New Guidelines for Antibiotic Stewardship Programs

Article

Antibiotic resistance is a growing concern perpetuated by inappropriate antibiotic use.

Antibiotic resistance is a growing concern perpetuated by inappropriate antibiotic use, which encompasses antibiotic nonadherence and being prescribed an incorrect antibiotic dose or incorrect antibiotic based on the diagnosis.1

At least 2 million illnesses and 23,000 deaths each year are due to antibiotic resistance.1 In 2015, the White House released the National Action Plan for Combating Antibiotic-Resistant Bacteria, detailing steps to combat resistant bacteria and advocate for the implementation of antibiotic stewardship programs (ASPs) in all acute-care hospital settings by 2020.

ASPs have been shown to improve patient outcomes, reduce adverse events like Clostridium difficile infection, improve rates of antibiotic susceptibilities to targeted antibiotics, and optimize resource use across the continuum of care.3 The paucity of new antibiotics reaching the market to combat resistant pathogens has made the appropriate use of current therapies a priority.

A multidisciplinary expert panel comprised of the Infectious Diseases Society of America and the Society for Healthcare Epidemiology of America recently released new antibiotic stewardship guidelines focusing on preauthorization of antibiotics or prospective review, facility-specific guidance, syndrome-specific stewardship, and other recommendations targeted at optimal antibiotic use to reduce the occurrence of resistant pathogens.

The new guidelines consist of 28 recommendations divided into the following 5 categories:

1. Interventions

Preauthorization and/or prospective audit and feedback are recommended as a foundational component of any ASP. Both of these interventions have their advantages and disadvantages.

Preauthorization is a method for improving antibiotic use by mandating physicians to get approval prior to prescribing certain antibiotics, which has been associated with significant decreases in the use of restricted agents and associated costs, as well as improved optimization of empiric therapies. However, this intervention may delay the time to appropriate therapy and is real-time resource intensive.

Prospective audit and feedback, on the other hand, engages providers after an antibiotic has been prescribed and makes more clinical data available for recommendations. However, this intervention may take longer to achieve reductions in targeted antibiotic use, and prescribers may be unwilling to change therapy when a patient is doing well.

2. Antibiotic Administration Optimization

Hospital implementation of pharmacokinetic (PK) monitoring and adjustment programs for aminoglycosides are recommended because they’ve been shown to reduce costs and decrease adverse effects. Individualized PK monitoring and adjustment of aminoglycoside dosing compared with standard dosing is associated with increased likelihood of obtaining serum concentrations within therapeutic range. Moreover, reductions in nephrotoxicity, hospital length of stay, and mortality have been observed in some studies.

3. Microbiology and Laboratory Diagnostics

Rapid diagnostic testing in conjunction with conventional culture and routine reporting on blood specimens, combined with active ASP support and interpretation, is recommended to optimize antibiotic therapy and improve clinical outcomes.
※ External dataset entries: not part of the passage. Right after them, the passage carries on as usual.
template <int kTHF, bool NMS, bool PACK = false, bool MEMONLY = false, bool NOMAP = false>
__global__ __launch_bounds__(64 * kWavesPerBlock) OKVFE_K1_WAVES void harris_kernel(
    const uint8_t* __restrict__ images, int w, int h, int32_t* __restrict__ scores, int pitch, int strips,
    int rtiles, int n_images, NmsOut nms, int pack_g, int pack_u, int main_blocks) {
  constexpr int kMain = NMS ? kTHF - 1 : kTHF;
  static_assert(kMain % 6 == 0 && kTHF <= 121, "rows per wave: 6k (+1 with the fused NMS), <= 121");
  constexpr int kSlots = kTHF > 64 ? kScoreSlots + 2 : kScoreSlots;
  const int lane = threadIdx.x;
  const int nd = w >> 2;
  int image, tile, strip, d;
  int sub = 0;
  int group_images = 1;
  bool lane_on = true;
  const bool packed_block = PACK && (int)blockIdx.x >= main_blocks;
  const int wave = __builtin_amdgcn_readfirstlane(threadIdx.y);
  int row_tile;
  if (packed_block) {
    const int p = ((int)blockIdx.x - main_blocks) * kWavesPerBlock + wave;
    const int group = p / rtiles;
    row_tile = p - group * rtiles;
    image = group * pack_g;
    if (image >= n_images) return;
    group_images = n_images - image < pack_g ? n_images - image : pack_g;
    strip = strips;
    sub = lane / pack_u;
    const int j = lane - sub * pack_u;
    lane_on = sub < group_images;
    if (!lane_on) sub = 0;
    d = lane_on ? strip * kStripLanes + j : nd;
  } else {
    const int T = strips * rtiles;
    const int n8 = n_images & ~7;
    const int S = (n8 >> 3) * T;
    const int full = 8 * ((S + kWavesPerBlock - 1) / kWavesPerBlock);
    const int L = (int)blockIdx.x;
    if (L < full) {
      const int s = (L >> 3) * kWavesPerBlock + wave;
      if (s >= S) return;
      const int g = s / T;
      image = g * 8 + (L & 7);
      tile = s - g * T;
    } else {
      const int r = (L - full) * kWavesPerBlock + wave;
      const int i = r / T;
      if (n8 + i >= n_images) return;
      image = n8 + i;
      tile = r - i * T;
    }
    row_tile = tile / strips;
    strip = tile - row_tile * strips;
    d = strip * kStripLanes + lane;
  }
  const int ys_own = row_tile * kTHF;
  if (ys_own >= h) return;
  const int ye_own = ys_own + kTHF < h ? ys_own + kTHF : h;
  const int ys = NMS ? ys_own - 1 : ys_own;
  const bool last_strip = PACK ? packed_block : strip * kStripLanes + 64 >= nd;
  const bool first_lane_halo = packed_block ? d == strip * kStripLanes : (strip != 0 && lane < 1);
  const bool store = d < nd && !first_lane_halo && (last_strip || lane <= kStripLanes);
  const int dcl = d < nd ? d : nd - 1;
  const size_t img_off = (size_t)image * (size_t)w * (size_t)h;
  const __amdgpu_buffer_rsrc_t img_rsrc = __builtin_amdgcn_make_buffer_rsrc(
      const_cast<uint8_t*>(images + img_off), 0, w * h * group_images, 0x00027000);
  const __amdgpu_buffer_rsrc_t out_rsrc = __builtin_amdgcn_make_buffer_rsrc(
      scores + (size_t)image * (size_t)pitch * (size_t)h, 0, pitch * h * 4 * group_images, 0x00027000);
  const int ld_off = dcl * 4 + (PACK ? sub * w * h : 0);
  const bool slotted = NMS && pitch != w;
  const int slot_q = slotted ? d + 2 * strip : d;
  const bool st_on = slotted ? (lane_on && slot_q * 4 < pitch) : store;
  const int st_off = st_on ? slot_q * 16 + (PACK ? sub * pitch * h * 4 : 0) : 0x7FFFFFF0;
  int m0 = d == 0 ? 0 : -1;
  int m3 = d == nd - 1 ? 0 : -1;
  asm volatile("" : "+v"(m0), "+v"(m3));

  auto unpack4 = [](uint32_t c, int p[4]) {
    p[0] = c & 255;
    p[1] = (c >> 8) & 255;
    p[2] = (c >> 16) & 255;
    p[3] = c >> 24;
  };
  (void)unpack4;
  typedef int v4i_t __attribute__((ext_vector_type(4)));
  int win[3][2];
  auto taps = [](int b0, int b1, int b2, int b3) {
    return (int)((uint32_t)(b0 & 255) | ((uint32_t)(b1 & 255) << 8) | ((uint32_t)(b2 & 255) << 16) |
                 ((uint32_t)(b3 & 255) << 24));
  };
  const int r4 = lane & 3;
  int A_above = r4 == 0 ? taps(-24, 0, 24, 0) : r4 == 1 ? taps(0, -24, 0, 24)
              : r4 == 2 ? taps(-24, -80, -24, 0) : taps(0, -24, -80, -24);
  int A_centre = r4 == 0 ? taps(-80, 0, 80, 0) : r4 == 1 ? taps(0, -80, 0, 80) : 0;
  int A_below = r4 == 0 ? taps(-24, 0, 24, 0) : r4 == 1 ? taps(0, -24, 0, 24)
              : r4 == 2 ? taps(24, 80, 24, 0) : taps(0, 24, 80, 24);
  asm volatile("" : "+v"(A_above), "+v"(A_centre), "+v"(A_below));
  auto make_windows = [&](uint32_t dw, int wn[2]) {
    const int x = (int)(dw ^ 0x80808080u);
    int l, r;
    lane_neighbours(x, x, l, r);
    wn[0] = (int)__builtin_amdgcn_alignbyte((uint32_t)x, (uint32_t)l, 3);
    wn[1] = (int)__builtin_amdgcn_alignbyte((uint32_t)r, (uint32_t)x, 1);
  };
  int hs[2][2][4];
  int vp[2][2][4];
#pragma unroll
  for (int q = 0; q < 2; ++q)
#pragma unroll
    for (int c = 0; c < 2; ++c)
#pragma unroll
      for (int i = 0; i < 4; ++i) hs[q][c][i] = vp[q][c][i] = 0;

  int nc[4] = {0, 0, 0, 0}, nh[2][4] = {{0, 0, 0, 0}, {0, 0, 0, 0}}, nl = 0, nr = 0;
  __shared__ int32_t hit_stack[NMS ? kWavesPerBlock * kSlots * 128 : 1];
  constexpr int kStageCap = kCandStage;
  __shared__ Candidate cand_stage[NMS ? kWavesPerBlock : 1][NMS ? kCandStage : 1];
  const uint32_t sp0 = (uint32_t)(uintptr_t)(__attribute__((address_space(3))) int32_t*)hit_stack +
                       (uint32_t)(wave * (kSlots * 512) + lane * 4);
  uint32_t sp = sp0;
  const uint32_t sp_end = (uint32_t)(uintptr_t)(__attribute__((address_space(3))) int32_t*)hit_stack +
                          (uint32_t)((wave + 1) * (kSlots * 512));
  const uint64_t own_lo = __ballot(store && d != 0);
  const uint64_t own_hi = __ballot(store && d != nd - 1);
  const uint64_t real_lanes = __ballot(d < nd);
  const int r_lo = ys_own > 2 ? ys_own : 2;
  const int r_hi = ye_own < h - 2 ? ye_own : h - 2;
  uint64_t rows_adj[2] = {0ull, 0ull};
  auto emit_overflow = [&](uint64_t ovf, int c, int i, int r, bool flag) {
    if ((ovf >> lane) & 1ull) {
      int sub_o = 0;
      if (packed_block) {
        sub_o = lane / pack_u;
        if (sub_o >= group_images) sub_o = 0;
      }
      const int img = image + sub_o;
      const int p = atomicAdd(&nms.cand_count[img], 1);
      if (p < nms.cand_cap) {
        Candidate cd;
        cd.x = dcl * 4 + i;
        cd.y = flag ? r | kCandidateFixupFlag : r;
        cd.score = c;
        nms.cand[(size_t)img * nms.cand_cap + p] = cd;
      }
      if (flag) {
        const int k = atomicAdd(&nms.fix_count[img], 1);
        if (k < kFixListCap) nms.fix_list[(size_t)img * kFixListCap + k] = p;
      }
    }
  };

  auto cov_row = [&](const int* wa, const int* wb, const int* wc, int (*H)[4], bool inner) {
    v4i_t acc1 = {0, 0, 0, 0}, acc2 = {0, 0, 0, 0};
    acc1 = __builtin_amdgcn_mfma_i32_4x4x4i8(A_above, wa[0], acc1, 0, 0, 0);
    acc2 = __builtin_amdgcn_mfma_i32_4x4x4i8(A_above, wa[1], acc2, 0, 0, 0);
    acc1 = __builtin_amdgcn_mfma_i32_4x4x4i8(A_centre, wb[0], acc1, 0, 0, 0);
    acc2 = __builtin_amdgcn_mfma_i32_4x4x4i8(A_centre, wb[1], acc2, 0, 0, 0);
    acc1 = __builtin_amdgcn_mfma_i32_4x4x4i8(A_below, wc[0], acc1, 0, 0, 0);
    acc2 = __builtin_amdgcn_mfma_i32_4x4x4i8(A_below, wc[1], acc2, 0, 0, 0);
#ifndef OKVFE_K1_MFMA_NOPS
#define OKVFE_K1_MFMA_NOPS 7
#endif
#define OKVFE_STR2(x) #x
#define OKVFE_STR(x) OKVFE_STR2(x)
    asm volatile("s_nop " OKVFE_STR(OKVFE_K1_MFMA_NOPS) : "+v"(acc1), "+v"(acc2));
    asm volatile("" ::"v"(wa[0]), "v"(wa[1]), "v"(wb[0]), "v"(wb[1]), "v"(wc[0]), "v"(wc[1]), "v"(A_above), "v"(A_centre),
                 "v"(A_below));
    if (__builtin_expect(!inner, 0)) {
      asm volatile("" ::: "memory");
      acc1 = v4i_t{0, 0, 0, 0};
      acc2 = v4i_t{0, 0, 0, 0};
    }
    int gx[4], gy[4];
    gx[0] = (acc1[0] << 6) & m0;
    gx[1] = acc1[1] << 6;
    gx[2] = acc2[0] << 6;
    gx[3] = (acc2[1] << 6) & m3;
    gy[0] = (acc1[2] << 6) & m0;
    gy[1] = acc1[3] << 6;
    gy[2] = acc2[2] << 6;
    gy[3] = (acc2[3] << 6) & m3;
    int G[2][4];
#pragma unroll
    for (int i = 0; i < 4; ++i) {
      int g0 = mulhi24(gx[i], gx[i]);
      asm("v_mul_hi_i32_i24_sdwa %0, %1, %1 dst_sel:WORD_1 dst_unused:UNUSED_PRESERVE "
          "src0_sel:DWORD src1_sel:DWORD"
          : "+v"(g0)
          : "v"(gy[i]));
      G[0][i] = g0;
      G[1][i] = mulhi24(gx[i], gy[i]);
    }
    dpp_fence4(G[0][0], G[0][3], G[1][0], G[1][3]);
#pragma unroll
    for (int ch = 0; ch < 2; ++ch) {
      int gl, gr;
      lane_neighbours(G[ch][3], G[ch][0], gl, gr);
      const int pm = gl + G[ch][0];
      const int p0 = G[ch][0] + G[ch][1];
      const int p1 = G[ch][1] + G[ch][2];
      const int p2 = G[ch][2] + G[ch][3];
      const int p3 = G[ch][3] + gr;
      H[ch][0] = pm + p0;
      H[ch][1] = p0 + p1;
      H[ch][2] = p1 + p2;
      H[ch][3] = p2 + p3;
    }
  };
  auto score_row = [&](int (*Vp)[4], int (*V)[4], int sc[4]) {
#pragma unroll
    for (int i = 0; i < 4; ++i) {
      const unsigned AB = (unsigned)(Vp[0][i] + V[0][i]);
      const int Cc = Vp[1][i] + V[1][i];
      const int tq = (int)((((AB >> 1) & 0x7FFFu) + (AB >> 17)) >> 1);
      int ab;
      asm("v_mul_u32_u24_sdwa %0, %1, %1 dst_sel:DWORD dst_unused:UNUSED_PAD src0_sel:WORD_0 "
          "src1_sel:WORD_1"
          : "=v"(ab)
          : "v"(AB));
      sc[i] = ab - mad24(tq, tq, mul24(Cc, Cc));
    }
    sc[0] &= m0;
    sc[3] &= m3;
  };
  const bool store_map = !NOMAP && (MEMONLY || !NMS || nms.no_map == 0);
  auto store_row = [&](const int sc[4], int y) {
    if (!store_map) return;
    typedef int v4i __attribute__((ext_vector_type(4)));
    const v4i v = {sc[0], sc[1], sc[2], sc[3]};
    __builtin_amdgcn_raw_buffer_store_b128(v, out_rsrc, st_off, y * pitch * 4, 0);
#ifndef OKVFE_K1_NO_STORE_NOP
    asm volatile("s_nop 1" ::"v"(v));
#endif
  };
  auto nms_row = [&](const int sc[4], int q, bool test, int r) {
    int l, r2;
    lane_neighbours(sc[3], sc[0], l, r2);
    const int hn[4] = {max3i(l, sc[0], sc[1]), max3i(sc[0], sc[1], sc[2]),
                       max3i(sc[1], sc[2], sc[3]), max3i(sc[2], sc[3], r2)};
#ifndef OKVFE_K1_SKIP
#define OKVFE_K1_SKIP 1
#endif
    if (test && r >= r_lo && r < r_hi &&
        (!OKVFE_K1_SKIP || __builtin_amdgcn_ballot_w64(max(nh[q ^ 1][1], nh[q ^ 1][2]) >= nms.thr) != 0ull)) {
      const int lft[4] = {nl, nc[0], nc[1], nc[2]};
      const int rgt[4] = {nc[1], nc[2], nc[3], nr};
      uint64_t mk[4], ovf[4];
#pragma unroll
      for (int i = 0; i < 4; ++i)
        push_hit(mk[i], ovf[i], nc[i], max3i(max3i(nh[q][i], hn[i], lft[i]), rgt[i], nms.thr), i < 2 ? own_lo : own_hi,
                 (uint32_t)(r << 2 | i), sp, sp_end);
      const uint64_t adj = ((mk[0] & mk[1]) | (mk[1] & mk[2]) | (mk[2] & mk[3]) | (mk[3] & (mk[0] >> 1))) & real_lanes;
      if (adj != 0ull) {
        const int t = r - ys_own;
        if (kTHF <= 64 || t < 64)
          rows_adj[0] |= 1ull << t;
        else
          rows_adj[1] |= 1ull << (t - 64);
      }
      if (__builtin_expect((ovf[0] | ovf[1] | ovf[2] | ovf[3]) != 0ull, 0)) {
#pragma unroll
        for (int i = 0; i < 4; ++i) emit_overflow(ovf[i], nc[i], i, r, adj != 0ull);
      }
    }
#pragma unroll
    for (int i = 0; i < 4; ++i) {
      nh[q][i] = hn[i];
      nc[i] = sc[i];
    }
    nl = l;
    nr = r2;
  };

#ifndef OKVFE_K1_AHEAD
#define OKVFE_K1_AHEAD 3
#endif
  constexpr int kAhead = OKVFE_K1_AHEAD;
  static_assert(kAhead >= 1 && kAhead <= 5, "prefetch distance");
  int row_next = ys - 2;
  auto load_next = [&]() -> uint32_t {
    const int r = row_next < 0 ? 0 : (row_next > h - 1 ? h - 1 : row_next);
    ++row_next;
    return (uint32_t)__builtin_amdgcn_raw_buffer_load_b32(img_rsrc, ld_off, r * w, 0);
  };
  uint32_t ring[6];
  {
    const uint32_t t0 = load_next(), t1 = load_next();
#pragma unroll
    for (int i = 0; i < kAhead; ++i) ring[i] = load_next();
    make_windows(t0, win[0]);
    make_windows(t1, win[1]);
  }
  int y = ys - 2;
  auto step = [&](auto ph, auto want_score, auto want_store, auto want_test) {
    constexpr int PH = decltype(ph)::value;
    constexpr int s_new = (PH + 2) % 3, s_a = PH % 3, s_b = (PH + 1) % 3, q = PH % 2;
    ring[(PH + kAhead) % 6] = load_next();
    const int g = y + 1;
    const bool inner = g >= 1 && g <= h - 2;
    if constexpr (MEMONLY) {
      int sc[4];
      unpack4(ring[PH], sc);
      if (decltype(want_store)::value && y < h) store_row(sc, y);
      ++y;
      (void)inner;
      return;
    }
    make_windows(ring[PH], win[s_new]);
    cov_row(win[s_a], win[s_b], win[s_new], hs[q], inner);
#pragma unroll
    for (int ch = 0; ch < 2; ++ch)
#pragma unroll
      for (int i = 0; i < 4; ++i) vp[q][ch][i] = hs[q ^ 1][ch][i] + hs[q][ch][i];
    if (decltype(want_score)::value) {
      int sc[4];
      score_row(vp[q ^ 1], vp[q], sc);
      if (decltype(want_store)::value) {
        if (y < h) store_row(sc, y);
      }
      if (NMS) nms_row(sc, q, decltype(want_test)::value, y - 1);
    }
    ++y;
  };
  using T = std::true_type;
  using F = std::false_type;
#define OKVFE_PH(n) std::integral_constant<int, (n) % 6>()
  step(OKVFE_PH(0), F(), F(), F());
  step(OKVFE_PH(1), F(), F(), F());
  if (NMS) {
    step(OKVFE_PH(2), T(), F(), F());
    step(OKVFE_PH(3), T(), T(), F());
    for (int g = 0; g < kMain / 6; ++g) {
      step(OKVFE_PH(4), T(), T(), T());
      step(OKVFE_PH(5), T(), T(), T());
      step(OKVFE_PH(6), T(), T(), T());
      step(OKVFE_PH(7), T(), T(), T());
      step(OKVFE_PH(8), T(), T(), T());
      step(OKVFE_PH(9), T(), T(), T());
    }
    step(OKVFE_PH(kTHF + 3), T(), F(), T());
  } else {
    for (int g = 0; g < kMain / 6; ++g) {
      step(OKVFE_PH(2), T(), T(), F());
      step(OKVFE_PH(3), T(), T(), F());
      step(OKVFE_PH(4), T(), T(), F());
      step(OKVFE_PH(5), T(), T(), F());
      step(OKVFE_PH(6), T(), T(), F());
      step(OKVFE_PH(7), T(), T(), F());
    }
  }
#undef OKVFE_PH
  if (ys_own == 0 || ye_own == h) {
    const int zero[4] = {0, 0, 0, 0};
    if (ys_own == 0) store_row(zero, 0);
    if (ye_own == h) store_row(zero, h - 1);
  }

  if (NMS) {
    const int cnt = (int)((sp - sp0) >> 9);
    if (!__any(cnt != 0)) return;
    int sub_e = 0;
    if (packed_block) {
      int l2 = lane;
      asm volatile("" : "+v"(l2));
      sub_e = l2 / pack_u;
      if (sub_e >= group_images) sub_e = 0;
    }
    const int image_l = image + sub_e;
    const int x0 = dcl * 4;
    Candidate* outc = nms.cand + (size_t)image_l * nms.cand_cap;
    const int32_t* mine = hit_stack + wave * (kSlots * 128) + lane;
    auto flag_record = [&](int at) {
      const int k = atomicAdd(&nms.fix_count[image_l], 1);
      if (k < kFixListCap) nms.fix_list[(size_t)image_l * kFixListCap + k] = at;
    };
    auto record = [&](int e, bool* flagged) {
      Candidate cd;
      const int tag = mine[e * 128 + 64];
      cd.score = mine[e * 128];
      cd.x = x0 + (tag & 3);
      cd.y = tag >> 2;
      const int t = cd.y - ys_own;
      const uint64_t bit = (kTHF <= 64 || t < 64) ? rows_adj[0] >> t : rows_adj[1] >> (t - 64);
      *flagged = (bit & 1ull) != 0ull;
      if (*flagged) cd.y |= kCandidateFixupFlag;
      return cd;
    };
    auto scan = [&](int c, int* total) {
      int incl = c;
#pragma unroll
      for (int dd = 1; dd < 64; dd <<= 1) {
        const int t = __shfl_up(incl, dd);
        if (lane >= dd) incl += t;
      }
      *total = __builtin_amdgcn_readlane(incl, 63);
      return incl - c;
    };
    if (packed_block) {
      int pos = 0;
      for (int g = 0; g < group_images; ++g) {
        const bool in_g = sub_e == g;
        if (!__any(in_g && cnt != 0)) continue;
        int total;
        const int first = scan(in_g ? cnt : 0, &total);
        int base = 0;
        if (lane == 0) base = atomicAdd(&nms.cand_count[image + g], total);
        base = __builtin_amdgcn_readlane(base, 0);
        if (in_g) pos = base + first;
      }
      for (int e = 0; __any(e < cnt); ++e)
        if (e < cnt) {
          bool fl;
          const Candidate cd = record(e, &fl);
          if (pos + e < nms.cand_cap) outc[pos + e] = cd;
          if (fl) flag_record(pos + e);
        }
    } else {
      int total;
      const int first = scan(cnt, &total);
      int base_l0 = 0;
      if (lane == 0) base_l0 = atomicAdd(&nms.cand_count[image], total);
      constexpr int cap_stage = kStageCap;
      Candidate* stage = cand_stage[wave];
      for (int e = 0; __any(e < cnt); ++e)
        if (e < cnt) {
          bool fl;
          const Candidate cd = record(e, &fl);
          const int idx = first + e;
          if (idx < cap_stage) {
            stage[idx] = cd;
          } else {
            const int at = __builtin_amdgcn_readlane(base_l0, 0) + idx;
            if (at < nms.cand_cap) outc[at] = cd;
          }
          if (fl) flag_record(__builtin_amdgcn_readlane(base_l0, 0) + idx);
        }
      __builtin_amdgcn_wave_barrier();
      const int base = __builtin_amdgcn_readlane(base_l0, 0);
      const int n_staged = total < cap_stage ? total : cap_stage;
      for (int r = lane; r < n_staged; r += 64)
        if (base + r < nms.cand_cap) outc[base + r] = stage[r];
    }
  }
}

}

Since the accessibility of rapid diagnostic tests is anticipated to grow, it’s recommended that ASPs develop processes and interventions to help prescribers in interpreting and responding appropriately to results. The use of rapid molecular assays and mass spectrometry to identify bacterial species and susceptibility in blood cultures has been linked to improvements in time to initiation of appropriate antibiotic therapy, rates of recurrent infection, mortality, length of stay, and hospital costs.

4. Measurement Analysis

Measuring antibiotic costs based on prescriptions or administrations instead of purchasing data is recommended to assess the impact of ASPs and interventions. It’s been noted that ASPs result in cost savings for facilities; thus, it’s imperative to assess program costs in addition to measuring antibiotic use as a way to validate continued ASP activities.

5. Stewardship in Special Populations

Implementation of ASP strategies in nursing homes and skilling nursing facilities is recommended to help reduce unnecessary antibiotic use, since these facilities are significant reservoirs for multidrug-resistant bacteria. Developing approaches to improve antibiotic use is important and must involve point-of-care providers to be successful.

To combat increased antibiotic resistance, it’s imperative for health care professionals to work together to take the necessary steps and make changes that will improve outcomes for patients. Every health care facility is capable of instituting an ASP, which is of central importance to the future of public health.

References

  • CDC. About antimicrobial resistance. cdc.gov/drugresistance/about.html. Updated September 8, 2015. Accessed July 14, 2016.
  • The White House. National Action Plan for Combating Antibiotic-Resistant Bacteria. whitehouse.gov/sites/default/files/docs/national_action_plan_for_combating_antibotic-resistant_bacteria.pdf
  • Barlam TF, et al. Implementing an Antibiotic Stewardship Program: Guidelines by the Infectious Diseases Society of America and the Society for Healthcare Epidemiology of America. Clin Infect Dis. 2016: ciw118v1-ciw118.